The Competition Commission of India has urged New Delhi judges to sustain a 2024 rule allowing penalties to be calculated on a company’s global turnover, arguing that India must match international practice to hold powerful digital platforms accountable. The hearing on Thursday, Jan. 8 followed a December 15 filing by the regulator, which is not public, in a challenge brought by Apple in November seeking to strike down the provision.

The legal clash centers on an ongoing CCI probe into Apple’s App Store practices, prompted by complaints from an alliance of Indian startups and Match Group, the owner of Tinder, alleging “abusive conduct” that forces developers to pay steep commissions. Apple has denied the underlying charges and in its court papers described the global-turnover measure as “unconstitutional, grossly disproportionate, [and] unjust.” The company argues that fines tied to worldwide revenue would be disproportionate to misconduct that occurred in India and would violate constitutional limits.

The CCI countered that fines confined to India-specific turnover would be ineffective against platforms that exert extensive market power while reporting minimal local revenue by channeling receipts through entities in other jurisdictions. “US$200 million or US$300 million doesn’t matter,” the regulator’s counsel told the court, saying such penalties would be immaterial to the world’s largest technology companies and would fail to deter conduct that harms developers, consumers and competition in India.
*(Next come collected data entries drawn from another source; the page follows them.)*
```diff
+        for (int it = 0; it < kInvChunk / 2; ++it) {
+            const uint32_t k = k0 + 2 * it + half;
+            w[it] = rows[size_t(k < n ? k : n - 1) * 32 + d];
+        }
+    };
+    const uint32_t col0 = first_tile * C - first_id;
+    auto pass = [&](uint32_t k0, const uint32_t (&w)[kInvChunk / 2]) {
+        __syncthreads();
+#pragma unroll
+        for (int it = 0; it < kInvChunk / 2; ++it) *reinterpret_cast<uint32_t*>(&tile[2 * it + half][2 * d]) = w[it];
+        __syncthreads();
+        for (uint32_t i = lane; i < ntiles * (kInvChunk / 4); i += 64) {
+            const uint32_t tt = i / (kInvChunk / 4), q4 = i % (kInvChunk / 4), kb = k0 + 4 * q4, sw = t_sw[tt];
+            if (kb >= sw) continue;
+            const int16_t* s0 = &tile[4 * q4][col0 + tt * C];
+            rows_inv_store<C>([&](int j) { return s0 + j * kInvRow; }, px + t_base[tt] + size_t(kb) * C, sw - kb < 4 ? sw - kb : 4);
+        }
+    };
+    uint32_t wa[kInvChunk / 2], wb[kInvChunk / 2];
+    fetch(0, wa);
+    for (uint32_t k0 = 0;; k0 += 2 * kInvChunk) {
+        fetch(k0 + kInvChunk, wb);
+        pass(k0, wa);
+        if (k0 + kInvChunk >= n) break;
+        fetch(k0 + 2 * kInvChunk, wa);
+        pass(k0 + kInvChunk, wb);
+        if (k0 + 2 * kInvChunk >= n) break;
+    }
+}
+
 constexpr uint32_t bank_cache_lds_bytes(int log2_entries) { return log2_entries ? (64u * 9u) << log2_entries : 0u; }
-template <int NCH, bool ROWS, bool LDSTAB = false, int CACHE = 0>
+template <int NCH, bool ROWS, bool LDSTAB = false, int CACHE = 0, int PXC = 0>
 __global__ __launch_bounds__(64) void k_decode_slices(const Geometry g, const uint32_t lpw_and_flags,
                                                       const uint8_t* __restrict__ units,
                                                       const uint32_t* __restrict__ slice_len,
                                                       uint64_t* __restrict__ states, int16_t* __restrict__ rec,
                                                       uint32_t* status, const uint64_t gpat,
-                                                      unsigned long long* __restrict__ counters) {
+                                                      unsigned long long* __restrict__ counters, uint8_t* __restrict__ px = nullptr,
+                                                      uint32_t* tickets = nullptr) {
+    static_assert(PXC == 0 || (ROWS && NCH == 1 && !LDSTAB && CACHE == 0), "the pixel epilogue belongs to the planar 1-row kernel");
     __shared__ entry_t tab[128];
     __shared__ uint32_t rowbank[ROWS ? kWideBankWords : 1];
     __shared__ int8_t quant_lut[ROWS ? 1 : 512];
@@ -945,10 +1035,16 @@
     const bool replay_always = (lpw_and_flags >> 8) & 1;
     const bool small_model = (g.flags & kGeoSmallModel) != 0;
     const uint32_t id = blockIdx.x * lpw + threadIdx.x;
-    if (threadIdx.x >= lpw || id >= g.n_slices) return;
-    const SliceRect r = slice_rect(g, id);
+    const bool live = PXC == 0 || id < g.n_slices;
+    if constexpr (PXC == 0) {
+        if (threadIdx.x >= lpw || id >= g.n_slices) return;
+    }
+    SliceRect r = slice_rect(g, id);
+    if constexpr (PXC != 0) {
+        if (!live) r.sw = 0;
+    }
     RangeDec d;
-    const uint32_t len = min(slice_len[id], g.slice_cap - 16);
+    const uint32_t len = live ? min(slice_len[id], g.slice_cap - 16) : 0u;
     const uint32_t grp = __builtin_amdgcn_readfirstlane(id >> g.lane_shift);
     const uint32_t lane_in_group = id & ((1u << g.lane_shift) - 1);
     dec_open(d, reinterpret_cast<const uint32_t*>(units) + ((size_t(grp) * (g.slice_cap >> 2)) << g.lane_shift), lane_in_group,
@@ -1005,6 +1101,7 @@
         if (bad) atomicOr(status, kStBadExponent);
         asm volatile("global_store_short %0, %1, %2" : : "v"(held_ofs), "v"(held_val), "s"(gbase) : "memory");
         publish_count(counters, kCtrDecReplays, d.replays);
+        if constexpr (PXC != 0) rows_inv_epilogue<PXC>(g, grp, rec, px, tickets, rowbank);
     } else {
         uint64_t* banks;
         uint32_t bsh;
@@ -1235,6 +1332,10 @@
 }
 
 static bool coder_in_segments(const Geometry& g) { return (g.flags & kGeoSnapshot) != 0 && snapshot_chunks(g) > 1; }
+bool rows_decoder_writes_pixels(const Geometry& g) { return model_is_fused(g) && g.lane_shift == 6 && g.lpw == 64; }
+uint64_t rows_decoder_ticket_bytes(const Geometry& g) {
+    return rows_decoder_writes_pixels(g) && g.c == 3 ? (uint64_t(lane_groups(g)) * 4 + 15) & ~15ull : 0;
+}
 bool encoder_writes_group_sums(const Geometry& g) { return g.lpw == (1u << g.lane_shift) && !coder_in_segments(g); }
 
 hipError_t launch_encode_segment(const Geometry& g, const void* d_res, uint64_t* d_banks, uint8_t* d_scratch, uint32_t* d_slice_len,
@@ -1290,12 +1391,27 @@
 
 hipError_t launch_decode_slices(const Geometry& g, const uint8_t* d_units, const uint32_t* d_slice_len,
                                 uint64_t* d_states, uint32_t generation, int16_t* d_rec, uint32_t* d_status, unsigned long long* d_counters,
-                                bool bank_cache, hipStream_t stream) {
+                                bool bank_cache, hipStream_t stream, uint8_t* d_px, uint32_t* d_tickets) {
     const uint64_t gpat = slices_need_state_tables(g) ? state_generation_tag(generation) : 0;
     const uint32_t lpw = g.lpw;
     const uint32_t blocks = (g.n_slices + lpw - 1) / lpw;
     const uint32_t arg = lpw | ((g.flags & kGeoForceReplay) ? 0x100u : 0u);
     const bool lds = states_in_lds(g);
+    if (d_px) {
+        if (!rows_decoder_writes_pixels(g) || (g.c == 3 && !d_tickets)) return hipErrorInvalidValue;
+#define LLMI_DECODE_PX(CV)                                                                                                          \
+    k_decode_slices<1, true, false, 0, CV><<<dim3(blocks), dim3(64), 0, stream>>>(g, arg, d_units, d_slice_len, d_states, d_rec, d_status, \
+                                                                                  gpat, d_counters, d_px, d_tickets)
+        switch (g.c) {
+            case 1: LLMI_DECODE_PX(1); break;
+            case 2: LLMI_DECODE_PX(2); break;
+            case 3: LLMI_DECODE_PX(3); break;
+            case 4: LLMI_DECODE_PX(4); break;
+            default: return hipErrorInvalidValue;
+        }
+#undef LLMI_DECODE_PX
+        return hipGetLastError();
+    }
     if (bank_cache_log2(g) == kBankCacheLog2 && bank_cache) {
 #define LLMI_DECODE_CACHED(NCHV)                                                                                          \
     k_decode_slices<NCHV, false, false, kBankCacheLog2><<<dim3(blocks), dim3(64), bank_cache_lds_bytes(kBankCacheLog2), stream>>>( \
@@ -1317,7 +1433,7 @@
             if (e != hipSuccess) return e;
         }
         kernel<<<dim3(blocks), dim3(64), T ? kLdsTableBytes : 0, stream>>>(g, arg, d_units, d_slice_len, d_states,
-                                                                          d_rec, d_status, gpat, d_counters);
+                                                                          d_rec, d_status, gpat, d_counters, nullptr, nullptr);
     });
     return hipGetLastError();
 }
```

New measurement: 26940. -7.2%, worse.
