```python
def conv_norm_route(Lb, norm, training, bw, act_dt, x_dt, y_dt, out_dt, B, H, Wd, cin_eff, cout, Gn, mfma, head1x1, concat_free, upsampled,
                    deterministic=_DETERMINISTIC, fgn=None):
    fgn = _fgn_mode() if fgn is None else fgn
    if norm is None:
        return NormRoute.NONE, None
    per_batch = norm in ("batch", "renorm")
    NS, P = (1, B * H * Wd) if per_batch else (B, H * Wd)
    if norm == "batch" and not training:
        return (NormRoute.INFER_FOLDED if (mfma and not head1x1 and not bw) else NormRoute.INFER), None
    both_bf16 = y_dt == BF16 and out_dt == BF16
    if norm == "renorm" and both_bf16 and P <= _BN_SMALL and Lb.renorm_small_supported(P, cout, y_dt, out_dt):
# ... 257 lines not shown
                     for t in (mu.outputs[0], sig.outputs[0]) for c in t.consumers if c in opset)
            ok = ok and len({self.op_lane[o] for o in members}) == 1
            if not ok:
                continue
            rec = dict(mu=mu, sig=sig, add=add, last=last, x=x)
            for o in members:
                out[o] = rec
        return out

    def _fw_latent_group(self, rec):
        mu_op, sig_op, add_op = rec["mu"], rec["sig"], rec["add"]
        x = self.val[rec["x"]]
        mu, sigma = self.val[mu_op.outputs[0]], self.val[sig_op.outputs[0]]
        z = self.val[add_op.outputs[0]] if add_op is not None else None
        cin, zd = mu_op.attrs["W"].shape[-2], mu_op.attrs["W"].shape[-1]
        npix = int(np.prod(x.shape[:-1]))
        hw = npix // x.shape[0]
        sid = add_op.inputs[1].op.inputs[1].op.attrs["stream"] if add_op is not None else 0
        st = self.store
        self._emit(self.L.latent_heads_fwd, x.ptr, x.dt, st.ptr(mu_op.attrs["W"]), st.ptr(mu_op.attrs["b"]), st.ptr(sig_op.attrs["W"]),
                   st.ptr(sig_op.attrs["b"]), mu.ptr, sigma.ptr, z.ptr if z is not None else None, npix, cin, zd, hw, self.rng_seed,
                   self._noise_step_ptr(), sid, self.sample_offset, self.stream)
        rec.update(npix=npix, hw=hw, sid=sid, cin=cin, zd=zd)

    def _find_recomb_chains(self, ops):
        out = {}
        if self.loss is not None or not _recomb_enabled():
            return out
        opset = set(ops)

        def sole_reader(t):
            cons = [c for c in t.consumers if c in opset]
            return cons[0] if (len(cons) == 1 and t not in self.fetches and t not in self.fed) else None

        def plain_1x1(op):
            a = op.attrs
            return (op.type == "conv_unit" and a.get("transposed") is None and a.get("general") is None and a["ksize"] == 1
                    and op not in self._lat)
        for tb in ops:
            if tb.type != "tile_batch" or len(tb.inputs[0].shape) != 4:
                continue
            KF = tb.inputs[0].shape[-1]
            if KF not in (32, 64):
                continue
            cat = sole_reader(tb.outputs[0])
            if cat is None or cat.type != "concat" or cat.inputs[0] is not tb.outputs[0] or cat.inputs[1].op.type != "tile_pixels":
# ... 141 lines not shown
            sv.y = o.y

    def _conv_operands(self, op, bw):
        a = op.attrs
        x = self.val[op.inputs[0]]
        W, b = a["W"], a["b"]
        k, (_, _, cin, cout) = a["ksize"], W.shape
        B, H, Wd = x.shape[0], x.shape[1], x.shape[2]
        out = self._alloc_like(op.outputs[0])
        self.val[op.outputs[0]] = out
        mfma = (self.act_dt == BF16 and x.dt == BF16 and out.dt == BF16 and k == 3 and cin % 32 == 0
                and cout % 32 == 0)
        dual = x if isinstance(x, DualBuf) else None
        assert dual is None or mfma, "concat-free input reached a convolution off the MFMA path"
        up = x if isinstance(x, UpBuf) else None
        xf = x if isinstance(x, XfBuf) else None
        assert xf is None or (mfma and a["norm"] == "batch" and b is None), "unmaterialised activation reached a convolution that cannot re-form it"
        cin_eff = cin
        k1 = k == 1 and cout % 32 == 0
        padded = (self.act_dt == BF16 and out.dt == BF16 and cout % 32 == 0 and
                  ((k == 3 and (cin % 32 != 0 or x.dt != BF16)) or k1))
        if padded:
            cin_eff = (cin + 31) // 32 * 32
            if cin_eff != cin or x.dt != BF16:
                xp = self._alloc((B, H, Wd, cin_eff), BF16)
                self._emit(self.L.pad_channels_bf16, x.ptr, x.dt, cin, xp.ptr, cin_eff, B * H * Wd, self.stream)
                x = xp
            mfma = True
        head1x1 = (k == 1 and out.dt == F32 and cout in (2, 4, 6, 8) and a["norm"] is None and b is not None)
        f32m = bool(not mfma and self.act_dt == F32 and x.dt == F32 and out.dt == F32 and k == 3 and cout % 32 == 0 and _f32_mfma_enabled()
                    and isinstance(x, Buf) and self.L.conv3x3_f32_mfma_supported(B, H, Wd, cin, cout))
        training = a["training"] if isinstance(a["training"], bool) else self.training
        sv = ConvSaved(x, out, self._lowered_norm(a, training), mfma, padded, cin_eff, bool(padded and k1), head1x1, f32m=f32m)
        wptr, wf = self.store.ptr(W), None
        if padded:
            wf = self._alloc((9 * cin_eff * cout,), BF16)
            sv.wd_pad = self._alloc((9 * cin_eff * cout,), BF16) if (bw and self.req.get(op.inputs[0], False)) else None
            self._pack_jobs.append((wptr, wf.ptr, sv.wd_pad.ptr if sv.wd_pad else 0, cin, cin_eff, cout, 1 if k1 else 0))
        elif mfma:
            wf, _ = self._packed(W)
        return types.SimpleNamespace(op=op, a=a, bw=bw, sv=sv, x=x, out=out, W=W, k=k, cin=cin, cout=cout, B=B, H=H, Wd=Wd, dual=dual, up=up, xf=xf,
                                     wf=wf, wptr=wptr, bptr=self.store.ptr(b) if b is not None else None, act=rt.ACT_CODES[a["act"]],
                                     training=training,
                                     y=None, sums=None, pivot=None, stats=None, apply_args=None)

    def _mfma_conv(self, o, y, bias_p, oscale_p, act_code, stats, stats_mode, ws, wsb):
        Lb, x, xf, dual = self.L, o.x, o.xf, o.dual
# ... 276 lines not shown
        mh = _upconv_min_h()
        if not (mh > 0 and bw and self.loss is not None and self.act_dt == BF16 and isinstance(x, Buf) and x.dt == BF16 and len(x.shape) == 4):
            return None
        ot = op.outputs[0]
        cons = self._real_consumers(ot, self._opset)
        if len(cons) != 1 or ot in self.fetches or x.shape[1] < max(mh, 32) or x.shape[2] < max(mh, 32):
            return None
        c = cons[0]
        a = c.attrs if c.type == "conv_unit" else None
        if (a is None or c.inputs[0] is not ot or a["ksize"] != 3 or a.get("transposed") is not None or a.get("general") is not None
                or a["norm"] not in ("batch", "group", "instance") or (a["norm"] == "batch") != (a["b"] is None)
                or self.op_lane.get(c) != self.op_lane.get(op) or c in self._lat):
            return None
        training = a["training"] if isinstance(a["training"], bool) else self.training
        cin, cout = a["W"].shape[-2], a["W"].shape[-1]
        if not training or cin != x.shape[3] or not self.L.upconv_supported(x.shape[0], x.shape[1], x.shape[2], cin, cout):
            return None
        if cin < 4 * cout:
            return None
        return c

    def _fw_bilinear_up(self, op, bw):
        x = self.val[op.inputs[0]]
        if self._upconv_consumer(op, x, bw) is not None:
            self.val[op.outputs[0]] = UpBuf(x, self._cshape(op.outputs[0]))
            return
        out = self._alloc(self._cshape(op.outputs[0]), x.dt)
        self.val[op.outputs[0]] = out
        self._emit(self.L.bilinear_up2x_fwd, x.ptr, x.dt, out.ptr, x.shape[0], x.shape[1], x.shape[2], x.shape[3],
                   self.stream)

    def _fw_add(self, op, bw):
        if op.outputs[0] in self.fed:
            t = op.outputs[0]
            z = self._alloc(self._cshape(t), F32, zero=True)
            self.val[t] = z
            self.feeds[t] = z
            return
        mu_t, m = op.inputs
        if m.op.type != "mul" or m.op.inputs[1].op.type != "random_normal":
            raise NotImplementedError("only z = mu + sigma * random_normal(...) is on the hot path")
        rec = self._lat.get(op)
        if rec is not None:
            self.val[op.outputs[0]] = self._alloc(self.val[mu_t].shape, F32)
            self.saved[op] = dict(latent=True)
            if rec["last"] is op:
                self._fw_latent_group(rec)
            return
        sigma_t, eps_t = m.op.inputs
        mu, sigma = self.val[mu_t], self.val[sigma_t]
        z = self._alloc(mu.shape, F32)
        self.val[op.outputs[0]] = z
        per = mu.n // mu.shape[0]
        stream_id = eps_t.op.attrs["stream"]
        self._emit(self.L.reparam_fwd, mu.ptr, sigma.ptr, z.ptr, mu.shape[0], per, self.rng_seed,
                   self._noise_step_ptr(), stream_id, self.sample_offset, self.stream)
        self.saved[op] = dict(mu_t=mu_t, sigma_t=sigma_t, per=per, stream_id=stream_id)

    def _fw_tile_batch(self, op, bw):
        x = self.val[op.inputs[0]]
        out = self._alloc(self._cshape(op.outputs[0]), x.dt)
        self.val[op.outputs[0]] = out
        n = op.attrs["tile"]
        assert out.shape[0] == x.shape[0] * n
        per = x.n // x.shape[0]
        if (per * _ESIZE[x.dt]) % 16 and x.dt == F32:
            self._emit(self.L.broadcast_pixels_fwd, x.ptr, out.ptr, F32, x.shape[0], n, per, self.stream)
            return
        self._emit(self.L.repeat_batch, x.ptr, out.ptr, x.shape[0], (x.n // x.shape[0]) * _ESIZE[x.dt], n, self.stream)

    def _fw_global_avgpool(self, op, bw):
        x = self._as_dt(self.val[op.inputs[0]], F32)
        out = self._alloc_like(op.outputs[0])
        self.val[op.outputs[0]] = out
        self._emit(self.L.global_avgpool_fwd, x.ptr, out.ptr, x.shape[0], x.shape[1] * x.shape[2], x.shape[3],
                   self.stream)

    def _fw_tile_pixels(self, op, bw):
        z = self.val[op.inputs[0]]
        out = self._alloc_like(op.outputs[0])
# ... 152 lines not shown
```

Legal and economic advisers note the practical stakes. Under the 2024 framework, some reporting has pointed to potential exposure in the tens of billions of dollars, with a cited estimate of roughly $38 billion attached to the Apple matter. Whether such a number would be realized depends on the court’s interpretation, the outcome of the underlying CCI investigation, and statutory caps or calculation methods the judiciary might impose.

AI-generated illustration
AI-generated illustration

Beyond Apple, the dispute signals a broader shift in India’s approach to competition enforcement. Regulators in multiple jurisdictions, notably the European Union, have long had the authority to levy fines based on global turnover as a means of aligning penalty size with the offending firm’s overall economic capacity. The CCI argues that similar tools are necessary in India, a market whose digital economy ranks among the largest globally and where multinationals can exercise significant influence despite relatively modest domestic revenues.

If the Delhi High Court upholds the rule, multinational firms operating in India should expect greater financial risk from antitrust investigations and likely higher incentives to settle or change platform practices. That would increase compliance costs and could accelerate shifts in platform-developer negotiations, fee structures and app distribution arrangements.

If the court strikes down the global-turnover basis, the CCI warned that enforcement would be blunted and dominant platforms could face penalties unlikely to alter behavior. The case remains before the bench that was scheduled previously under Chief Justice Devendra Kumar Upadhyaya and Judge Tushar Rao Gedela; further hearings and a decision timetable have not been disclosed. The ruling will test how India balances constitutional proportionality with the need to deter misconduct by firms whose economic footprint extends far beyond national borders.